The very title for the series, “Office Wives,” seems to have been a subtle act of provocation; of the five working women featured in Cather’s three stories—stenographers, typists, clerical workers—only Stella Bixby, “the bookkeeper's wife,” is married. (It would be another decade before Faith Baldwin’s best-selling novel The Office Wife and its mildly scandalous pre-Code movie adaptation popularized the term.) Cather explores the ways in which working women and their male supervisors mirror, in a distorted fashion, the domestic arrangements between wives and husbands.
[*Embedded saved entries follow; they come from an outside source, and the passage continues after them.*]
template <int AMODE, int EMODE, bool BT, int NW>
__device__ __forceinline__ void gemm_smallm_body(const AOperand &A, const BOperand &B, int M, int Nout, int Kd, const Epilogue &E,
                                                 int bx, int by, int nblocks) {
    constexpr int NTHR = NW * 64, NJ = 1024 / NTHR;
    __shared__ __attribute__((aligned(16))) float lds[2 * NW * 32 * APITCH];
    const int tid = threadIdx.x, lane = tid & 63, wave = tid >> 6, l31 = lane & 31, lh = lane >> 5;
    float *As = lds + wave * 32 * APITCH;
    float *Ws = lds + (NW + wave) * 32 * APITCH;
    float *part = lds;
    const float *__restrict__ Bm = B.b;
    const int ldb = B.ldb;
    const int n0 = bx * 32, m0 = by * 32;
    const int nchunks = (Kd + KC - 1) / KC;
    const bool bvec = (ldb & 3) == 0 && ((uintptr_t)Bm & 15) == 0 && B.perm_D < 0 && B.rows >= 4 && (B.rows & 3) == 0;

    f32x16 acc;
#pragma unroll
    for (int r = 0; r < 16; ++r) acc[r] = 0.f;

    float p_g = 1.f, p_b = 0.f, p_bias = 0.f, p_rm = 0.f, p_rv = 0.f;
    unsigned long long p_sid = 0ull;
    if constexpr (EMODE == E_BN_APPLY) {
        const BnTail &T = E.bn;
        if (tid < 32 && n0 + tid < Nout) {
            const int c = n0 + tid;
            if (T.gamma) p_g = T.gamma[c];
            if (T.beta) p_b = T.beta[c];
            if (T.bias) p_bias = T.bias[c];
            if (T.rm) p_rm = T.rm[c], p_rv = T.rv[c];
        }
        if (T.mask_out) p_sid = T.rng_counter[0];
    }

    RawA na[4];
    float4 nw[4];
    float nb[KC / 2];
    auto fetch = [&](int c) {
        const int k0 = c * KC;
#pragma unroll
        for (int i = 0; i < 4; ++i) {
            const int r = (lane >> 3) + 8 * i, k = k0 + 4 * (lane & 7);
            na[i] = fetch_a4<AMODE>(A, m0 + r, k, M, Kd);
            if constexpr (BT) {
                const float *wrow = Bm + (size_t)min(n0 + r, Nout - 1) * ldb;
                if (bvec) {
                    nw[i] = *reinterpret_cast<const float4 *>(wrow + min(k, B.rows - 4));
                } else {
                    float t[4];
#pragma unroll
                    for (int e = 0; e < 4; ++e) {
                        const int kp = min(k + e, B.rows - 1);
                        t[e] = wrow[B.perm_D >= 0 ? (kp < B.perm_D ? kp + 3 : kp - B.perm_D) : kp];
                    }
                    nw[i] = make_float4(t[0], t[1], t[2], t[3]);
                }
            }
        }
        if constexpr (!BT) {
#pragma unroll
            for (int s2 = 0; s2 < KC / 2; ++s2) {
                const int k = k0 + 2 * s2 + lh;
                const float v = Bm[(size_t)min(k, B.rows - 1) * ldb + min(n0 + l31, Nout - 1)];
                nb[s2] = v * ((k < B.rows && n0 + l31 < Nout) ? 1.f : 0.f);
            }
        }
    };
    if (wave < nchunks) fetch(wave);
    for (int c = wave; c < nchunks; c += NW) {
        float cb[KC / 2];
        const int k0 = c * KC;
#pragma unroll
        for (int i = 0; i < 4; ++i) {
            const int r = (lane >> 3) + 8 * i, k = k0 + 4 * (lane & 7);
            const int o = r * APITCH + 4 * (lane & 7);
            float v[4];
            xform_a4<AMODE>(A, na[i], m0 + r, k, M, Kd, v);
            As[o] = v[0], As[o + 1] = v[1], As[o + 2] = v[2], As[o + 3] = v[3];
            if constexpr (BT) {
                const bool okw = n0 + r < Nout;
                Ws[o] = (okw && k < B.rows) ? nw[i].x : 0.f;
                Ws[o + 1] = (okw && k + 1 < B.rows) ? nw[i].y : 0.f;
                Ws[o + 2] = (okw && k + 2 < B.rows) ? nw[i].z : 0.f;
                Ws[o + 3] = (okw && k + 3 < B.rows) ? nw[i].w : 0.f;
            }
        }
        if constexpr (!BT) {
#pragma unroll
            for (int s2 = 0; s2 < KC / 2; ++s2) cb[s2] = nb[s2];
        }
        if (c + NW < nchunks) fetch(c + NW);
#pragma unroll
        for (int s2 = 0; s2 < KC / 2; ++s2) {
            const float bv = BT ? Ws[l31 * APITCH + 2 * s2 + lh] : cb[s2];
            acc = __builtin_amdgcn_mfma_f32_32x32x2f32(As[l31 * APITCH + 2 * s2 + lh], bv, acc, 0, 0, 0);
        }
    }
#pragma unroll
    for (int r = 0; r < 16; ++r) part[wave * 32 * APITCH + ((r & 3) + 8 * (r >> 2) + 4 * lh) * 32 + l31] = acc[r];
    __syncthreads();
    float v[NJ], w2[NJ];
#pragma unroll
    for (int j = 0; j < NJ; ++j) {
        const int e = tid + NTHR * j;
        v[j] = 0.f;
#pragma unroll
        for (int w = 0; w < NW; w += 4)
            v[j] += (part[w * 32 * APITCH + e] + part[(w + 1) * 32 * APITCH + e]) +
                    (part[(w + 2) * 32 * APITCH + e] + part[(w + 3) * 32 * APITCH + e]);
        w2[j] = 0.f;
    }
    __syncthreads();
#pragma unroll
    for (int j = 0; j < NJ; ++j) {
        const int e = tid + NTHR * j, row = m0 + e / 32, col = n0 + e % 32;
        const bool ok = row < M && col < Nout;
        float x = ok ? v[j] : 0.f;
        if constexpr (EMODE == E_MASK_STATS) {
            const int cc = min(col, Nout - 1);
            const float zp = E.zp[(size_t)min(row, M - 1) * E.ldc + cc];
            x = (fmaf(zp, E.scale[cc], E.shift[cc]) > 0.f) ? x : 0.f;
            w2[j] = x * ((zp - E.mu[cc]) * E.istd[cc]);
            part[1024 + e] = w2[j];
        }
        part[e] = x;
        if (ok) E.c[(size_t)row * E.ldc + col] = x;
    }
    if constexpr (EMODE == E_BN_APPLY) {
        const BnTail &T = E.bn;
        float *cs = part + 2048;
        __syncthreads();
        if (tid < 32 && n0 + tid < Nout) {
            const int c = n0 + tid;
            double s1 = 0.0, s2 = 0.0;
            for (int r = 0; r < 32; ++r) {
                const double x = (double)part[r * 32 + tid];
                s1 += x;
                s2 += x * x;
            }
            const double count = (double)M;
            const double mu = s1 / count;
            double var = s2 / count - mu * mu;
            if (var < 0.0) var = 0.0;
            const double is = 1.0 / sqrt(var + (double)T.eps);
            const double g = (double)p_g, bt = (double)p_b;
            const float sc = (float)(g * is), sh = (float)(bt - mu * g * is);
            T.mean[c] = (float)mu;
            T.istd[c] = (float)is;
            T.scale[c] = sc;
            T.shift[c] = sh;
            cs[tid] = sc;
            cs[32 + tid] = sh;
            if (T.rm) {
                const double bmean = mu + (double)p_bias;
                const double unbiased = count > 1.0 ? var * count / (count - 1.0) : var;
                T.rm[c] = (float)((1.0 - (double)T.momentum) * (double)p_rm + (double)T.momentum * bmean);
                T.rv[c] = (float)((1.0 - (double)T.momentum) * (double)p_rv + (double)T.momentum * unbiased);
            }
        }
        if (T.nbt && bx == 0 && tid == 0) *T.nbt += 1;
        __syncthreads();
#pragma unroll
        for (int j = 0; j < NJ; ++j) {
            const int e = tid + NTHR * j, row = m0 + e / 32, col = n0 + e % 32;
            if (row < M && col < Nout) {
                float y = fmaf(part[e], cs[e % 32], cs[32 + e % 32]);
                if (T.relu) y = fmaxf(y, 0.f);
                if (T.mask) y = T.mask[(size_t)row * E.ldc + col] ? y * T.drop_scale : 0.f;
                if (T.mask_out) {
                    const unsigned long long sid = p_sid;
                    const unsigned idx = (unsigned)(row * E.ldc + col);
                    unsigned c0 = idx, c1 = 0x44524f50u , c2 = (unsigned)sid, c3 = (unsigned)(sid >> 32);
                    unsigned k0 = (unsigned)T.rng_seed, k1 = (unsigned)(T.rng_seed >> 32);
#pragma unroll
                    for (int rd = 0; rd < 10; ++rd) {
                        const unsigned long long p0 = (unsigned long long)0xD2511F53u * c0, p1 = (unsigned long long)0xCD9E8D57u * c2;
                        const unsigned n0 = (unsigned)(p1 >> 32) ^ c1 ^ k0, n1 = (unsigned)p1, n2 = (unsigned)(p0 >> 32) ^ c3 ^ k1, n3 = (unsigned)p0;
                        c0 = n0, c1 = n1, c2 = n2, c3 = n3;
                        k0 += 0x9E3779B9u, k1 += 0xBB67AE85u;
                    }
                    const bool keep = (double)c0 >= (double)T.drop_p * 4294967296.0;
                    T.mask_out[(size_t)row * E.ldc + col] = keep ? 1 : 0;
                    y = keep ? y * T.drop_scale : 0.f;
                }
                T.y[(size_t)row * E.ldc + col] = y;
            }
        }
        if (T.mask_out) {
            __syncthreads();
            if (tid == 0) {
                const unsigned long long t = atomicAdd(&T.rng_counter[1], 1ull);
                if (t == (unsigned long long)nblocks - 1) {
                    T.rng_counter[1] = 0ull;
                    T.rng_counter[0] += 1ull;
                }
            }
        }
    } else if constexpr (EMODE != E_STORE) {
        __syncthreads();
        if (tid < 32 && n0 + tid < Nout) {
            double s1 = 0.0, s2 = 0.0;
            for (int r = 0; r < 32; ++r) {
                const double x = (double)part[r * 32 + tid];
                s1 += x;
                if constexpr (EMODE == E_STORE_STATS) s2 += x * x;
                else s2 += (double)part[1024 + r * 32 + tid];
            }
            E.slab[((size_t)by * 2 + 0) * Nout + n0 + tid] = s1;
            E.slab[((size_t)by * 2 + 1) * Nout + n0 + tid] = s2;
        }
    }
}
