__global__ void col2im_tile_kernel(riqn_conv_geom g, int CC, const float* __restrict__ dcol, float* __restrict__ din) {
  extern __shared__ float acc[];
  const int K = g.Cin * g.KH * g.KW, khw = g.KH * g.KW, ohw = g.OH * g.OW, hw = g.H * g.W;
  const int chunks = g.Cin / CC;
  const long b = blockIdx.x / chunks;
  const int c0 = (blockIdx.x % chunks) * CC;
  for (int i = threadIdx.x; i < CC * hw; i += blockDim.x) acc[i] = 0.f;
  __syncthreads();
  const int per_row = CC * khw;
  const float* base = dcol + b * ohw * (long)K + (long)c0 * khw;
  for (int e = threadIdx.x; e < ohw * per_row; e += blockDim.x) {
    const int m = e / per_row, j = e - m * per_row;
    const int c = j / khw, r = j - c * khw;
    const int kh = r / g.KW, kw = r - kh * g.KW;
    const int oh = m / g.OW, ow = m - oh * g.OW;
    const int ih = oh * g.stride + kh - g.pad, iw = ow * g.stride + kw - g.pad;
    if (ih >= 0 && ih < g.H && iw >= 0 && iw < g.W) atomicAdd(&acc[c * hw + ih * g.W + iw], base[(long)m * K + j]);
  }
  __syncthreads();
  float* out = din + (b * g.Cin + c0) * hw;
  for (int i = threadIdx.x; i < CC * hw; i += blockDim.x) out[i] = acc[i];
}

static int col2im(const riqn_conv_geom* g, const float* dcol, float* din, cudaStream_t s) {
  const int hw = g->H * g->W;
  int CC = g->Cin;
  while (CC > 1 && ((long)CC * hw * 4 > 16 * 1024 || g->Cin % CC)) --CC;
  if ((long)CC * hw * 4 <= 48 * 1024) {
    col2im_tile_kernel<<<g->B * (g->Cin / CC), 256, (size_t)CC * hw * 4, s>>>(*g, CC, dcol, din);
  } else {
    long total = (long)g->B * g->Cin * hw;
    long blocks = (total + 255) / 256;
    col2im_kernel<<<(int)(blocks > 32L * riqn_sms() ? 32L * riqn_sms() : blocks), 256, 0, s>>>(*g, dcol, din);
  }
  return (int)cudaGetLastError();
}

__global__ void colsum_part_kernel(long M, int N, const float* __restrict__ X, float* __restrict__ part, int rows_per_block) {
  __shared__ float upper[128];
  const int n = blockIdx.x * 128 + (threadIdx.x & 127);
  const int half = threadIdx.x >> 7;
  const long r0 = (long)blockIdx.y * rows_per_block;
  const long r1 = min(M, r0 + rows_per_block);
  float acc = 0.f;
  if (n < N)
    for (long r = r0 + half; r < r1; r += 2) acc += X[r * N + n];
  if (half) upper[threadIdx.x & 127] = acc;
  __syncthreads();
  if (!half && n < N) part[(long)blockIdx.y * N + n] = acc + upper[threadIdx.x];
}

int colsum_add(long M, int N, const float* X, float* out, cudaStream_t s) {
  int rows_per_block = 256;
  dim3 grid((N + 127) / 128, (unsigned)((M + rows_per_block - 1) / rows_per_block));
  StreamScratch part;
  RIQN_CUDA(part.alloc((size_t)grid.y * N, s));
  colsum_part_kernel<<<grid, 256, 0, s>>>(M, N, X, part.p, rows_per_block);
  RIQN_LAUNCH_CHECK();
  return sum_slots_add((int)grid.y, N, part.p, out, s);
}

using bf16 = __nv_bfloat16;

template <typename T>
__device__ __forceinline__ float im2col_at(const riqn_conv_geom& g, const T* __restrict__ in, long m, int k) {
  const int kw = k % g.KW, kh = (k / g.KW) % g.KH, c = k / (g.KW * g.KH);
  const int ow = (int)(m % g.OW), oh = (int)((m / g.OW) % g.OH);
  const long b = m / ((long)g.OW * g.OH);
  const int ih = oh * g.stride + kh - g.pad, iw = ow * g.stride + kw - g.pad;
  if (ih < 0 || ih >= g.H || iw < 0 || iw >= g.W) return 0.f;
  return load_px<T>(&in[b * g.in_bstride + ((long)c * g.H + ih) * g.W + iw]);
}

__device__ __forceinline__ void pack8(const float (&x)[8], uint4& hi, uint4& lo) {
  uint32_t h[4], l[4];
#pragma unroll
  for (int t = 0; t < 8; t += 2) {
    const bf16 h0 = __float2bfloat16_rn(x[t]), h1 = __float2bfloat16_rn(x[t + 1]);
    const bf16 l0 = __float2bfloat16_rn(x[t] - __bfloat162float(h0)), l1 = __float2bfloat16_rn(x[t + 1] - __bfloat162float(h1));
    h[t / 2] = (uint32_t)__bfloat16_as_ushort(h0) | ((uint32_t)__bfloat16_as_ushort(h1) << 16);
    l[t / 2] = (uint32_t)__bfloat16_as_ushort(l0) | ((uint32_t)__bfloat16_as_ushort(l1) << 16);
  }
  hi = make_uint4(h[0], h[1], h[2], h[3]);
  lo = make_uint4(l[0], l[1], l[2], l[3]);
}

template <typename T>
__global__ void im2col_bf16_kernel(riqn_conv_geom g, const T* __restrict__ in, bf16* __restrict__ hi, bf16* __restrict__ lo) {
  const int K = g.Cin * g.KH * g.KW, K8 = K / 8;
  const long total = (long)g.B * g.OH * g.OW * K8;
  for (long idx = (long)blockIdx.x * blockDim.x + threadIdx.x; idx < total; idx += (long)gridDim.x * blockDim.x) {
    const int k0 = (int)(idx % K8) * 8;
    const long m = idx / K8;
    const int ow = (int)(m % g.OW), oh = (int)((m / g.OW) % g.OH);
    const long b = m / ((long)g.OW * g.OH);
    int kw = k0 % g.KW, kh = (k0 / g.KW) % g.KH, c = k0 / (g.KW * g.KH);
    const T* base = in + b * g.in_bstride;
    const int ih0 = oh * g.stride - g.pad, iw0 = ow * g.stride - g.pad;
    float x[8];
#pragma unroll
    for (int t = 0; t < 8; ++t) {
      const int ih = ih0 + kh, iw = iw0 + kw;
      x[t] = (ih >= 0 && ih < g.H && iw >= 0 && iw < g.W) ? load_px<T>(&base[((long)c * g.H + ih) * g.W + iw]) : 0.f;
      if (++kw == g.KW) { kw = 0; if (++kh == g.KH) { kh = 0; ++c; } }
    }
    uint4 h, l;
    pack8(x, h, l);
    *reinterpret_cast<uint4*>(hi + m * K + k0) = h;
    if (lo) *reinterpret_cast<uint4*>(lo + m * K + k0) = l;
  }
}
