struct bsx_batch {
    bsx_ref *ref = nullptr;
    BatchKnobs K = {};
    int paired = 0, debug = 0, has_qual = 0, leak_exact = 0, work_counters = 1;
    uint32_t n_hist = 0;
    DevBuf<uint8_t> d_hist_seq[2], d_hist_qual[2];
    DevBuf<uint64_t> d_hist_off[2];
    DevBuf<uint8_t> d_leak_rec;
    DevBuf<uint16_t> d_leak_meta[2];
    DevBuf<uint32_t> d_leak_blk;
    uint32_t leak_nblk = 0;
    DevBuf<uint8_t> d_leak_init, d_leak_final;
    bool leak_meta_valid = false, leak_has_init = false;
    uint32_t max_units = 0, n_units = 0, first_index = 0;
    DevStream stream;
    struct Group {
        DevStream s_ctrl;
        DevEvent ev_ctrl, ev_scan, ev_poll[BSX_POLL_SLOTS];
        DevBuf<uint32_t> d_bins, d_bstart, d_chunk_tot, d_rank, d_order, d_glist;
    } grp[BSX_MAX_GROUPS];
    int hctrl_blocks_per_cu = 1;
    uint32_t bin_shift = 0, n_bins = 1;
    DevEvent ev_sync, ev_wait;
    std::vector<DevEvent> scan_ev;
    size_t scan_ev_used = 0;
    DevEvent ev0, ev1;
    DevBuf<uint8_t> d_seq[2], d_qual[2];
    DevBuf<uint64_t> d_off[2];
    size_t seq_cap[2] = {0, 0};
    DevBuf<bsx_hit> d_hits;
    DevBuf<bsx_pair> d_pairs;
    DevBuf<bsx_class_counts> d_cc[2];
    DevBuf<uint16_t> d_npairs;
    DevBuf<uint8_t> d_scratch, d_dbg;
    DevBuf<uint32_t> d_cycles;
    DevBuf<uint32_t> d_heavy_list, d_heavy_count;
    struct Pools {
        DevBuf<uint8_t> hstate, hslabs, htasks, htout;
        DevBuf<uint32_t> hactive[2];
    } pool;
    DevBuf<uint32_t> d_hcnt;
    uint32_t hcap = 0, task_cap = 0;
    bool same_kernel = false;
    uint32_t spread = 0;
    uint32_t *h_pinned = nullptr;
    int n_cu = 0;
    uint32_t last_heavy = 0, last_heavy_iters = 0, last_redo = 0;
    size_t scratch_bytes = 0;
    DevBuf<uint32_t> d_queue;
    DevBuf<uint64_t> d_counters, d_scan_stats;
    uint64_t slab_bytes = 0, hslab_bytes = 0;
    DevBuf<uint32_t> d_redo;
    uint32_t rowcap = 0, kcap = 0, hkcap = 0;
    int grid_blocks = 0;
    std::vector<DevEvent> ctrl_ev;
    size_t ctrl_ev_used = 0;
    DevEvent ev_align;
    bool stage_timing = false;
    DevBuf<uint32_t> d_ah_pool;
    uint64_t ah_cap = 0;
    DevBuf<uint64_t> d_ah_ctl;
    DevBuf<bsx_span> d_ah_spans;
    uint32_t run_first = 0, run_units = 0;
    bool ah_ran = false;
    bool ran = false;
    bool counted = false;
    ~bsx_batch() { if (h_pinned) (void)hipHostFree(h_pinned); }
};

static hipError_t wait_event(hipEvent_t ev)
{
    for (int n = 0;; n++) {
        const hipError_t e = hipEventQuery(ev);
        if (e == hipSuccess) return hipSuccess;
        if (e != hipErrorNotReady) return e;
        (void)hipGetLastError();
        struct timespec ts = {0, n < 8 ? 50000L : 200000L};
        nanosleep(&ts, nullptr);
    }
}
static hipError_t stream_wait(bsx_batch *b)
{
    if (!b->ev_wait) return hipStreamSynchronize(b->stream);
    hipError_t e = hipEventRecord(b->ev_wait, b->stream);
    if (e != hipSuccess) return e;
    return wait_event(b->ev_wait);
}
static int grow_events(std::vector<DevEvent> &pool, size_t need)
{
    while (pool.size() < need) {
        DevEvent e;
        HIP_TRY(e.create());
        pool.push_back(std::move(e));
    }
    return BSX_OK;
}

static uint32_t key_cap(const bsx_params &p, const BatchKnobs &K, uint32_t rowcap) { return (p.rrbs && !p.pairend) ? K.kcap : (uint32_t)(p.max_snp_num + 2) * rowcap; }
static uint32_t hset_bits(const bsx_params &p) { return (p.rrbs && !p.pairend) ? 19u : (uint32_t)BSX_HSET_BITS; }
static uint32_t heavy_key_cap(const bsx_params &p, const BatchKnobs &K, uint32_t rowcap) { return K.heavy_kcap ? K.heavy_kcap : (uint32_t)(p.max_snp_num + 2) * rowcap; }

static uint64_t mate_bytes(const bsx_params &p, uint32_t rowcap, uint64_t kcap, uint64_t hbits)
{
    const uint64_t rows = (uint64_t)p.max_snp_num + 2;
    return 2 * rows * rowcap * 8 + 2 * kcap * 4 + ((uint64_t)4 << hbits) + (uint64_t)BSX_SORT_TMP * 8;
}
static uint64_t slab_size(const bsx_params &p, int paired, uint32_t rowcap, uint64_t kcap, uint64_t hbits)
{
    const uint64_t mate = mate_bytes(p, rowcap, kcap, hbits);
    uint64_t s = mate;
    if (paired) s = 2 * mate + (2 * (uint64_t)p.max_snp_num + 2) * rowcap * 24;
    return (s + 255) & ~255ull;
}

static void init_shape(bsx_batch &b, const bsx_params &P, uint32_t max_units, int paired)
{
    b.K = read_knobs();
    b.paired = paired ? 1 : 0; b.max_units = max_units; b.work_counters = b.K.work_counters;
    b.rowcap = BSX_ROWCAP;
    b.kcap = key_cap(P, b.K, b.rowcap); b.hkcap = heavy_key_cap(P, b.K, b.rowcap);
    b.slab_bytes = slab_size(P, b.paired, b.rowcap, b.kcap, hset_bits(P));
    b.hslab_bytes = slab_size(P, b.paired, b.rowcap, b.hkcap, BSX_HSET_BITS);
    b.same_kernel = P.rrbs ? b.K.same == 2 : b.K.same != 0;
    b.spread = b.K.spread_set ? b.K.spread : (b.same_kernel ? (b.K.same_d ? 2u : 1u) : 0u);
}

struct PlanRow {
    uint64_t bytes;
    void *buf;
    hipError_t (*reserve)(void *, size_t);
    void (*reset)(void *);
    template <class T>
    PlanRow(DevBuf<T> &b, uint64_t n, bool wanted = true)
        : bytes(n), buf(wanted ? &b : nullptr), reserve([](void *q, size_t k) { return ((DevBuf<T> *)q)->reserve(k); }), reset([](void *q) { ((DevBuf<T> *)q)->reset(); }) {}
};
typedef std::vector<PlanRow> PlanRows;
static uint64_t rows_bytes(const PlanRows &rows) { uint64_t s = 0; for (const PlanRow &r : rows) s += r.bytes; return s; }
static void rows_reset(const PlanRows &rows) { for (const PlanRow &r : rows) if (r.buf) r.reset(r.buf); }
static hipError_t rows_alloc(const PlanRows &rows)
{
    for (const PlanRow &r : rows) {
        const hipError_t e = r.buf ? r.reserve(r.buf, (size_t)r.bytes) : hipSuccess;
        if (e != hipSuccess) return e;
    }
    return hipSuccess;
}

struct BatchPlan {
    PlanRows per_unit;
    PlanRows pools;
    PlanRows fixed;
    uint64_t scratch_bytes = 0;
    uint32_t hcap = 0, task_cap = 0, n_bins = 1, bin_shift = 0;
    int grid_blocks = 0;
};
#define BSX_PINNED_BYTES 1024

static PlanRows pool_rows(bsx_batch &b, uint32_t hcap, uint32_t task_cap, uint32_t n_bins)
{
    const int n_groups = b.K.n_groups;
    const uint64_t tcap = task_cap / (uint32_t)n_groups;
    PlanRows rows = {{b.pool.hstate, (uint64_t)hcap * bsx_hstate_bytes()}, {b.pool.hslabs, (uint64_t)hcap * b.hslab_bytes},
                     {b.pool.htasks, (uint64_t)task_cap * bsx_htask_bytes()}, {b.pool.htout, (uint64_t)task_cap * bsx_htaskout_bytes()},
                     {b.pool.hactive[0], (uint64_t)hcap * 4}, {b.pool.hactive[1], (uint64_t)hcap * 4}};
    for (int g = 0; g < n_groups; g++) {
        bsx_batch::Group &q = b.grp[g];
        rows.insert(rows.end(), {{q.d_bins, (uint64_t)n_bins * 4}, {q.d_bstart, (uint64_t)n_bins * 4}, {q.d_chunk_tot, (uint64_t)bsx_bin_chunks(n_bins) * 4},
                                 {q.d_rank, tcap * 4}, {q.d_order, tcap * 4},
                                 {q.d_glist, (tcap + 4) * 4, b.same_kernel}});
    }
    return rows;
}
static void default_pools(const bsx_params &P, uint64_t hslab, uint32_t units, uint32_t &hcap, uint32_t &task_cap)
{
    const uint64_t slab_budget = P.rrbs ? (40ull << 30) : (26ull << 30);
    uint64_t hc = std::min<uint64_t>(262144, std::max<uint64_t>(24576, slab_budget / hslab));
    if (!P.rrbs) hc = std::max<uint64_t>(hc, std::min<uint64_t>((uint64_t)units / 100, (64ull << 30) / hslab));
    hcap = (uint32_t)std::min<uint64_t>(units, hc);
    uint32_t task_default = P.rrbs ? 2u * 1048576u : 1048576u;
    if (!P.rrbs) task_default = (uint32_t)std::min<uint64_t>(1ull << 22, std::max<uint64_t>(task_default, (uint64_t)units / 2));
    task_cap = std::min<uint32_t>(task_default, std::max<uint32_t>(4096u, 64u * hcap));
}
extern "C" int bsx_default_heavy_limits(const bsx_params *p, uint32_t units, int paired, uint32_t *units_per_round, uint32_t *task_pool)
{
    if (!p || !units || !units_per_round || !task_pool) return BSX_ERR_ARG;
    default_pools(*p, slab_size(*p, paired ? 1 : 0, BSX_ROWCAP, heavy_key_cap(*p, read_knobs(), BSX_ROWCAP), BSX_HSET_BITS), units, *units_per_round, *task_pool);
    return BSX_OK;
}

Ardessa, for example, is “like a sultan’s bride” in her exalted position as secretary to a magazine editor; when she is demoted and transferred to a new department, she becomes a “bartered bride.” The stories depict how the freedom and independence available to women in the workplace are still limited by their dependence on and subservience to men. “Through these female characters, Cather avoids the formulaic fantasy of popular stories of New Women and instead presents a realistic portrait of many an urban working woman’s experience,” writes Amber Harris Leichner in an article for Cather Studies. “Ultimately, Cather’s office stories are pessimistic about clerical work as a means for urban women to accomplish something more individually meaningful than an economic independence that may prove temporary.”

Notes: A Floradora pompadour is the hairstyle of the six “Floradora Girls” featured in the popular musical comedy Floradora (1899) by Leslie Stuart and Owen Hall. First performed in England, it opened in New York on November 10, 1900, ran for more than 500 performances, and was frequently revived.

For more on Cather’s relationship with S. S. McClure and her employment at his magazine, see the introduction to “The Enchanted Bluff,” a previous Story of the Week selection.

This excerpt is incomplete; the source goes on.